Guinness extra stout

I'll drink anything beer thicker and darker than that though.


----------



## Thunderfoot (Sep 5, 2007)

reanjr said:
			
		

> I prefer pilsners.  Coors Light, St. Pauli Girl, ...
> 
> Also a big fan of Boddington's.



You have had your beer license revoked!  Hang your head in shame.


----------



## Thunderfoot (Sep 5, 2007)

Frukathka said:
			
		

>



You sir, have had your beer license revoked... (And keep in mind I'm from the St Louis Area originally, love my Cardinals; hate that quick brewed swill they call beer...)


----------



## Thunderfoot (Sep 5, 2007)

When I was young and stupid, I did the American beer thing.  It was cheap and everyone else said it was good, so I had no clue...then I got assigned to Germany...

Hello taste, goodbye American brewed horse-whiz.  Since then I have to put Guinness (two 'n' s BTW) at the top of my list, but all the Guinness/Bass imports are high up (Guinness, Harp, Smithwick's, Bass)  Also, micro-brews are usually much better than mass produced.  Local breweries are always a good place to score a good beer (usually).  The Ram in Indy is legendary during GenCon; out here in the Baltimore area DuClaw's is the place to go.  But almost every city of size (or any one near a college) has some sort of passable beer in their array of alcohol.  

BTW, Budweiser and the other American beers are illegal in Germany - why, because they don't the Beer Purity laws.  They are usually made from non-approved grains (such as rice) or aged in an improper manner (such as blowing through a beechwood tube for 5 seconds and calling it 'aged').  Harp is a good example that a well crafted beer doesn't have to be heavy, Sam Adams is another good, more easily accessible, example.  So whatever your taste in beer might be, don't settle for mass-produced, in the end you really get what you pay for.


----------



## Harmon (Sep 5, 2007)

Root


Even when I was a drinker I wasn't a fan of the beer.  I liked the hard stuff.


----------



## Angel Tarragon (Sep 5, 2007)

Thunderfoot said:
			
		

> You sir, have had your beer license revoked... (And keep in mind I'm from the St Louis Area originally, love my Cardinals; hate that quick brewed swill they call beer...)



<swipes it back>

That is really the only beer I drink. I much rather prefer malts.


----------



## Ferret (Sep 5, 2007)

Could anyone suggest a good beer to start with? I don't like the taste of most beers I've tasted, and I'm not sure if there's one for my palette?


----------



## werk (Sep 5, 2007)

Ferret said:
			
		

> Could anyone suggest a good beer to start with? I don't like the taste of most beers I've tasted, and I'm not sure if there's one for my palette?

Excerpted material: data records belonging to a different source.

struct BN254 {
  static constexpr int L = 8;
  static constexpr int CURVE_ID = 0;
  static constexpr bool TWIST_D = true;
  static constexpr int FP_BYTES = 32;
  static constexpr uint32_t N0INV = 0xe4866389u;
  static constexpr int XI_RE = 9;
  static constexpr uint32_t P[8] = {0xd87cfd47u, 0x3c208c16u, 0x6871ca8du, 0x97816a91u, 0x8181585du, 0xb85045b6u, 0xe131a029u, 0x30644e72u};
  static constexpr uint32_t P2W[16] = {0x275d69b1u, 0x3b5458a2u, 0x09eac101u, 0xa602072du, 0x6d96cadcu, 0x4a50189cu, 0x7a1242c8u, 0x04689e95u, 0x34c6b38du, 0x26edfa5cu, 0x16375606u, 0xb00b8551u, 0x0348d21cu, 0x599a6f7cu, 0x763cbf9cu, 0x0925c4b8u};
  static constexpr uint32_t P2W3[16] = {0x76183d13u, 0xb1fd09e6u, 0x1dc04303u, 0xf2061587u, 0x48c46095u, 0xdef049d5u, 0x6e36c858u, 0x0d39dbc0u, 0x9e541aa7u, 0x74c9ef14u, 0x42a60212u, 0x10228ff3u, 0x09da7656u, 0x0ccf4e74u, 0x62b63ed5u, 0x1b714e29u};
  static constexpr uint32_t P2W6[16] = {0xec307a26u, 0x63fa13ccu, 0x3b808607u, 0xe40c2b0eu, 0x9188c12bu, 0xbde093aau, 0xdc6d90b1u, 0x1a73b780u, 0x3ca8354eu, 0xe993de29u, 0x854c0424u, 0x20451fe6u, 0x13b4ecacu, 0x199e9ce8u, 0xc56c7daau, 0x36e29c52u};
  static constexpr uint32_t ONE[8] = {0xc58f0d9du, 0xd35d438du, 0xf5c70b3du, 0x0a78eb28u, 0x7879462cu, 0x666ea36fu, 0x9a07df2fu, 0x0e0a77c1u};
  static constexpr uint32_t R2[8] = {0x538afa89u, 0xf32cfc5bu, 0xd44501fbu, 0xb5e71911u, 0x0a417ff6u, 0x47ab1effu, 0xcab8351fu, 0x06d89f71u};
  static constexpr uint32_t HALF[8] = {0x4f060572u, 0x87bee7d2u, 0x2f1c6ae5u, 0xd0fd2addu, 0xfcfd4f44u, 0x8f5f7492u, 0x3d9cbfacu, 0x1f37631au};
  static constexpr uint32_t B[8] = {0x50ad28d7u, 0x7a17caa9u, 0xe15521b9u, 0x1f6ac17au, 0x696bd284u, 0x334bea4eu, 0xce179d8eu, 0x2a1f6744u};
  static constexpr uint32_t B2_RE[8] = {0x77b802a8u, 0x3bf938e3u, 0x3633535du, 0x020b1b27u, 0x49755260u, 0x26b7edf0u, 0x4384a86du, 0x2514c632u};
  static constexpr uint32_t B2_IM[8] = {0xd1dcff67u, 0x38e7ecccu, 0x93ce0d3eu, 0x65f0b37du, 0x22ac00aau, 0xd749d0ddu, 0x4a688d4du, 0x0141b9ceu};
  static constexpr uint32_t B2X3_RE[8] = {0xb62e0d6au, 0x3baa927cu, 0xd1b664fdu, 0xd71e7c52u, 0xd95d4664u, 0x03873e63u, 0x082ab8f4u, 0x0e75b5b1u};
  static constexpr uint32_t B2X3_IM[8] = {0x7596fe35u, 0xaab7c666u, 0xbb6a27bau, 0x31d21a78u, 0x680401ffu, 0x85dd7297u, 0xdf39a7e9u, 0x03c52d6au};
  static constexpr uint32_t GAMMA[288] = {0xc58f0d9du, 0xd35d438du, 0xf5c70b3du, 0x0a78eb28u, 0x7879462cu, 0x666ea36fu, 0x9a07df2fu, 0x0e0a77c1u, 0x00000000u, 0x00000000u, 0x00000000u, 0x00000000u, 0x00000000u, 0x00000000u, 0x00000000u, 0x00000000u, 0x33144907u, 0xaf9ba696u, 0x87afb78au, 0xca6b1d73u, 0xf08a2087u, 0x11bded5eu, 0x1a1f3a7cu, 0x02f34d75u, 0x4c492d72u, 0xa222ae23u, 0x565de15bu, 0xd00f02a4u, 0x53dfc926u, 0xdc2ff3a2u, 0xb3899551u, 0x10a75716u, 0x4563ab30u, 0xb5773b10u, 0xa9aa6454u, 0x347f91c8u, 0x242e0991u, 0x7a007127u, 0x118214ecu, 0x1956bcd8u, 0xa0aa4757u, 0x6e849f1eu, 0x89f89141u, 0xaa1c7b6du, 0xfae0ca3au, 0xb6e713cdu, 0x4e82ebc3u, 0x26694fbbu, 0x2936b629u, 0xe4bbdd0cu, 0xe133bacbu, 0xbb30f162u, 0xf9645366u, 0x31a9d1b6u, 0xa500f8ddu, 0x253570beu, 0x5ffe77c7u, 0xa1d77ce4u, 0x7826d1dbu, 0x07affd11u, 0xbb7edc6bu, 0x6d16bd27u, 0x85defeccu, 0x2c872002u, 0x843abe92u, 0x7361d77fu, 0x273411fbu, 0xa5bb2bd3u, 0x4b3e2399u, 0x9c941f31u, 0xbb9fd3ecu, 0x15df9cddu, 0x4bd8c949u, 0x5dddfd15u, 0xa4445b60u, 0x62cb29a5u, 0x0c7dd2b9u, 0x37bc870au, 0x3171f0fdu, 0x24830a9du, 0x41690fe7u, 0xc970692fu, 0x27694b0bu, 0xe2403421u, 0x83c459e8u, 0x32bee66bu, 0x0ab08841u, 0x12aabcedu, 0x40aebfa9u, 0x0d485d23u, 0xab2fcc57u, 0x05193418u, 0x8a4910f5u, 0xd3b0a40bu, 0x35d2925au, 0x2f21ebb5u, 0xc58f0d9du, 0xd35d438du, 0xf5c70b3du, 0x0a78eb28u, 0x7879462cu, 0x666ea36fu, 0x9a07df2fu, 0x0e0a77c1u, 0x00000000u, 0x00000000u, 0x00000000u, 0x00000000u, 0x00000000u, 0x00000000u, 0x00000000u, 0x00000000u, 0x00fa1bf2u, 0xca8d8005u, 0x68b39769u, 0xf0c5d614u, 0xad0d4418u, 0x0e201271u, 0xbad856e6u, 0x04290f65u, 0x00000000u, 0x00000000u, 0x00000000u, 0x00000000u, 0x00000000u, 0x00000000u, 0x00000000u, 0x00000000u, 0x13e80b9cu, 0x3350c88eu, 0xdb5e56b9u, 0x7dce557cu, 0xb615564au, 0x6001b4b8u, 0x020217e0u, 0x2682e617u, 0x00000000u, 0x00000000u, 0x00000000u, 0x00000000u, 0x00000000u, 0x00000000u, 0x00000000u, 0x00000000u, 0x12edefaau, 0x68c34889u, 0x72aabf4fu, 0x8d087f68u, 0x09081231u, 0x51e1a247u, 0x4729c0fau, 0x2259d6b1u, 0x00000000u, 0x00000000u, 0x00000000u, 0x00000000u, 0x00000000u, 0x00000000u, 0x00000000u, 0x00000000u, 0xd782e155u, 0x71930c11u, 0xffbe3323u, 0xa6bb947cu, 0xd4741444u, 0xaa303344u, 0x26594943u, 0x2c3b3f0du, 0x00000000u, 0x00000000u, 0x00000000u, 0x00000000u, 0x00000000u, 0x00000000u, 0x00000000u, 0x00000000u, 0xc494f1abu, 0x08cfc388u, 0x8d1373d4u, 0x19b31514u, 0xcb6c0213u, 0x584e90fdu, 0xdf2f8849u, 0x09e1685bu, 0x00000000u, 0x00000000u, 0x00000000u, 0x00000000u, 0x00000000u, 0x00000000u, 0x00000000u, 0x00000000u, 0xc58f0d9du, 0xd35d438du, 0xf5c70b3du, 0x0a78eb28u, 0x7879462cu, 0x666ea36fu, 0x9a07df2fu, 0x0e0a77c1u, 0x00000000u, 0x00000000u, 0x00000000u, 0x00000000u, 0x00000000u, 0x00000000u, 0x00000000u, 0x00000000u, 0x4e46d97du, 0x36531618u, 0xd4c96d9fu, 0x0af7129eu, 0xca1009b5u, 0x659da72fu, 0x83a20d23u, 0x08116d89u, 0xc39c1939u, 0xb1df4af7u, 0x8a73bf7fu, 0x3d9f0287u, 0x8caf0ae0u, 0x9b222092u, 0xeff054a6u, 0x26684515u, 0x16ad6badu, 0xc9af22f7u, 0x4aa662b2u, 0xb311782au, 0xe248c7f4u, 0x19eeaf64u, 0xe3439f82u, 0x20273e77u, 0xf7ce93acu, 0xacc02860u, 0x7ba76b4cu, 0x3933d581u, 0x446c8467u, 0x69e6188bu, 0x4417cc55u, 0x0a46036du, 0xaf46471eu, 0x5764af0au, 0x873e0fc1u, 0xdc50792eu, 0x881d04f6u, 0x86a673ffu, 0x3c30a74cu, 0x0b2eddb4u, 0x787e8580u, 0x9a490f32u, 0xf04af8b1u, 0x8fd16d7fu, 0xc6027bf2u, 0x4b39888eu, 0x5b52a15du, 0x03dd2e70u, 0x7b6762dfu, 0x448a93a5u, 0x28fdeadfu, 0xbfd62df5u, 0x0e9bd47au, 0xd858f5d0u, 0x3476ec58u, 0x06b03d4du, 0xbcc936d1u, 0x2b19daf4u, 0x56f4299fu, 0xa1a54e7au, 0x5adeaef1u, 0xb533eee0u, 0x84dda0b2u, 0x170c812bu, 0x75cf559fu, 0xe0bc4b22u, 0xc154e60fu, 0xc238b945u, 0x929a7d5eu, 0x803982a5u, 0xf7e4a37eu, 0x15ce052du, 0xbf3799a7u, 0x2d28efbdu, 0x1ad60773u, 0x9b097e3cu, 0xaf4a535bu, 0x982d4113u, 0xe3056063u, 0x24e18991u};
// ... 109 lines not shown
  static constexpr uint32_t RX_B2_RE[14] = {0x0d1ff2e0u, 0x06000000u, 0x000ac467u, 0x03379b48u, 0x01c84b80u, 0x00e88243u, 0x00dd9a7eu, 0x0683dcf8u, 0x06c26d0bu, 0x04a5eec2u, 0x0457663cu, 0x004b29f1u, 0x0967f3e8u, 0x00015de9u};
  static constexpr uint32_t RX_B2_IM[14] = {0x0d1ff2e0u, 0x06000000u, 0x000ac467u, 0x03379b48u, 0x01c84b80u, 0x00e88243u, 0x00dd9a7eu, 0x0683dcf8u, 0x06c26d0bu, 0x04a5eec2u, 0x0457663cu, 0x004b29f1u, 0x0967f3e8u, 0x00015de9u};
  static constexpr uint32_t RX_GAMMA[112] = {0x00000000u, 0x00000000u, 0x00000000u, 0x00000000u, 0x00000000u, 0x00000000u, 0x00000000u, 0x00000000u, 0x00000000u, 0x00000000u, 0x00000000u, 0x00000000u, 0x00000000u, 0x00000000u, 0x02421b59u, 0x0bee4867u, 0x01d31002u, 0x04760184u, 0x04cc5086u, 0x0c76dc00u, 0x0aae891bu, 0x0ac70ad2u, 0x0fe377c4u, 0x0e4686b8u, 0x05ed1568u, 0x08f5a180u, 0x002b5c1fu, 0x0000d1a4u, 0x033e2f27u, 0x032a25aau, 0x027ca1d2u, 0x0c1e049eu, 0x0c3f707au, 0x0055ca94u, 0x02010b7bu, 0x03b93794u, 0x0d5a86aau, 0x0a544de3u, 0x0556a044u, 0x09c66da5u, 0x038ec515u, 0x0000cea3u, 0x033e2f27u, 0x032a25aau, 0x027ca1d2u, 0x0c1e049eu, 0x0c3f707au, 0x0055ca94u, 0x02010b7bu, 0x03b93794u, 0x0d5a86aau, 0x0a544de3u, 0x0556a044u, 0x09c66da5u, 0x038ec515u, 0x0000cea3u, 0x0a75929au, 0x0681b798u, 0x022a3e9du, 0x0abc02bfu, 0x04e5bb45u, 0x055e6e7eu, 0x04814117u, 0x06d04f1bu, 0x0ae3387du, 0x054acb0cu, 0x00a4c74bu, 0x056138b5u, 0x0b64e066u, 0x000076f2u, 0x00000000u, 0x00000000u, 0x00000000u, 0x00000000u, 0x00000000u, 0x00000000u, 0x00000000u, 0x00000000u, 0x00000000u, 0x00000000u, 0x00000000u, 0x00000000u, 0x00000000u, 0x00000000u, 0x0cb7adf3u, 0x026fffffu, 0x03fd4ea0u, 0x0f320443u, 0x09b20bcbu, 0x01d54a7eu, 0x0f2fca33u, 0x019759edu, 0x0ac6b042u, 0x039151c5u, 0x0691dcb4u, 0x0e56da35u, 0x0b903c85u, 0x00014896u, 0x00000000u, 0x00000000u, 0x00000000u, 0x00000000u, 0x00000000u, 0x00000000u, 0x00000000u, 0x00000000u, 0x00000000u, 0x00000000u, 0x00000000u, 0x00000000u, 0x00000000u, 0x00000000u};
  static constexpr uint32_t RX_PK[126] = {0x00000000u, 0x00000000u, 0x00000000u, 0x00000000u, 0x00000000u, 0x00000000u, 0x00000000u, 0x00000000u, 0x00000000u, 0x00000000u, 0x00000000u, 0x00000000u, 0x00000000u, 0x00000000u, 0x0fffaaabu, 0x0fefffffu, 0x03ffffb9u, 0x0fffeb15u, 0x06241eabu, 0x0a0f6b0fu, 0x0f6730d2u, 0x0f38512bu, 0x04774b84u, 0x04bacd76u, 0x0ba7b643u, 0x0e69a4b1u, 0x01ea397fu, 0x0001a011u, 0x0fff5556u, 0x0fdfffffu, 0x07ffff73u, 0x0fffd62au, 0x0c483d57u, 0x041ed61eu, 0x0ece61a5u, 0x0e70a257u, 0x08ee9709u, 0x09759aecu, 0x074f6c86u, 0x0cd34963u, 0x03d472ffu, 0x00034022u, 0x0fff0001u, 0x0fcfffffu, 0x0bffff2du, 0x0fffc13fu, 0x026c5c03u, 0x0e2e412eu, 0x0e359277u, 0x0da8f383u, 0x0d65e28eu, 0x0e306862u, 0x02f722c9u, 0x0b3cee15u, 0x05beac7fu, 0x0004e033u, 0x0ffeaaacu, 0x0fbfffffu, 0x0ffffee7u, 0x0fffac54u, 0x08907aafu, 0x083dac3du, 0x0d9cc34au, 0x0ce144afu, 0x01dd2e13u, 0x02eb35d9u, 0x0e9ed90du, 0x09a692c6u, 0x07a8e5ffu, 0x00068044u, 0x0ffe5557u, 0x0fafffffu, 0x03fffea1u, 0x0fff976au, 0x0eb4995bu, 0x024d174cu, 0x0d03f41du, 0x0c1995dbu, 0x06547998u, 0x07a6034fu, 0x0a468f50u, 0x08103778u, 0x09931f7fu, 0x00082055u, 0x0ffe0002u, 0x0f9fffffu, 0x07fffe5bu, 0x0fff827fu, 0x04d8b807u, 0x0c5c825cu, 0x0c6b24efu, 0x0b51e707u, 0x0acbc51du, 0x0c60d0c5u, 0x05ee4593u, 0x0679dc2au, 0x0b7d58ffu, 0x0009c066u, 0x0ffdaaadu, 0x0f8fffffu, 0x0bfffe15u, 0x0fff6d94u, 0x0afcd6b3u, 0x066bed6bu, 0x0bd255c2u, 0x0a8a3833u, 0x0f4310a2u, 0x011b9e3bu, 0x0195fbd7u, 0x04e380dcu, 0x0d67927fu, 0x000b6077u, 0x0ffd5558u, 0x0f7fffffu, 0x0ffffdcfu, 0x0fff58a9u, 0x0120f55fu, 0x007b587bu, 0x0b398695u, 0x09c2895fu, 0x03ba5c27u, 0x05d66bb2u, 0x0d3db21au, 0x034d258du, 0x0f51cbffu, 0x000d0088u};
  static constexpr uint32_t RX_LAD[84] = {0x0fff5556u, 0x0fdfffffu, 0x07ffff73u, 0x0fffd62au, 0x0c483d57u, 0x041ed61eu, 0x0ece61a5u, 0x0e70a257u, 0x08ee9709u, 0x09759aecu, 0x074f6c86u, 0x0cd34963u, 0x03d472ffu, 0x00034022u, 0x0ffeaaacu, 0x0fbfffffu, 0x0ffffee7u, 0x0fffac54u, 0x08907aafu, 0x083dac3du, 0x0d9cc34au, 0x0ce144afu, 0x01dd2e13u, 0x02eb35d9u, 0x0e9ed90du, 0x09a692c6u, 0x07a8e5ffu, 0x00068044u, 0x0ffd5558u, 0x0f7fffffu, 0x0ffffdcfu, 0x0fff58a9u, 0x0120f55fu, 0x007b587bu, 0x0b398695u, 0x09c2895fu, 0x03ba5c27u, 0x05d66bb2u, 0x0d3db21au, 0x034d258du, 0x0f51cbffu, 0x000d0088u, 0x0ffaaab0u, 0x0effffffu, 0x0ffffb9fu, 0x0ffeb153u, 0x0241eabfu, 0x00f6b0f6u, 0x06730d2au, 0x038512bfu, 0x0774b84fu, 0x0bacd764u, 0x0a7b6434u, 0x069a4b1bu, 0x0ea397feu, 0x001a0111u, 0x0ff55560u, 0x0dffffffu, 0x0ffff73fu, 0x0ffd62a7u, 0x0483d57fu, 0x01ed61ecu, 0x0ce61a54u, 0x070a257eu, 0x0ee9709eu, 0x0759aec8u, 0x04f6c869u, 0x0d349637u, 0x0d472ffcu, 0x00340223u, 0x0feaaac0u, 0x0bffffffu, 0x0fffee7fu, 0x0ffac54fu, 0x0907aaffu, 0x03dac3d8u, 0x09cc34a8u, 0x0e144afdu, 0x0dd2e13cu, 0x0eb35d91u, 0x09ed90d2u, 0x0a692c6eu, 0x0a8e5ff9u, 0x00680447u};
};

What do you not like about the taste?

Too yeasty or fermenty tasting?  Too bitter or strong tasting?  The aftertaste?

Initially I didn't like beer either, but in college it was cheaper to get a picher of beer (split 3 ways) and eat happy hour bar than to buy a real supper...so I adapted. 

It wasn't until I moved to Madison that I was introduced to 'craft beer' and really began to _like_ it.  Doesn't hurt that it was also during the big micro-brew revolution in the USA...which I think is still going on?

I'm going Thursday after work to check out another brewery that just opened here.  Gotta love that!


----------



## jaerdaph (Sep 5, 2007)

Wombat said:
			
		

> Another fan of Stone, I see!
> 
> Ruiniation IPA from them is also excellent.




My local pub got this in yesterday so I gave it a try. Very nice flavor!

Any other Stone beers you can recommend?


----------



## jaerdaph (Sep 5, 2007)

Ferret said:
			
		

> Could anyone suggest a good beer to start with? I don't like the taste of most beers I've tasted, and I'm not sure if there's one for my palette?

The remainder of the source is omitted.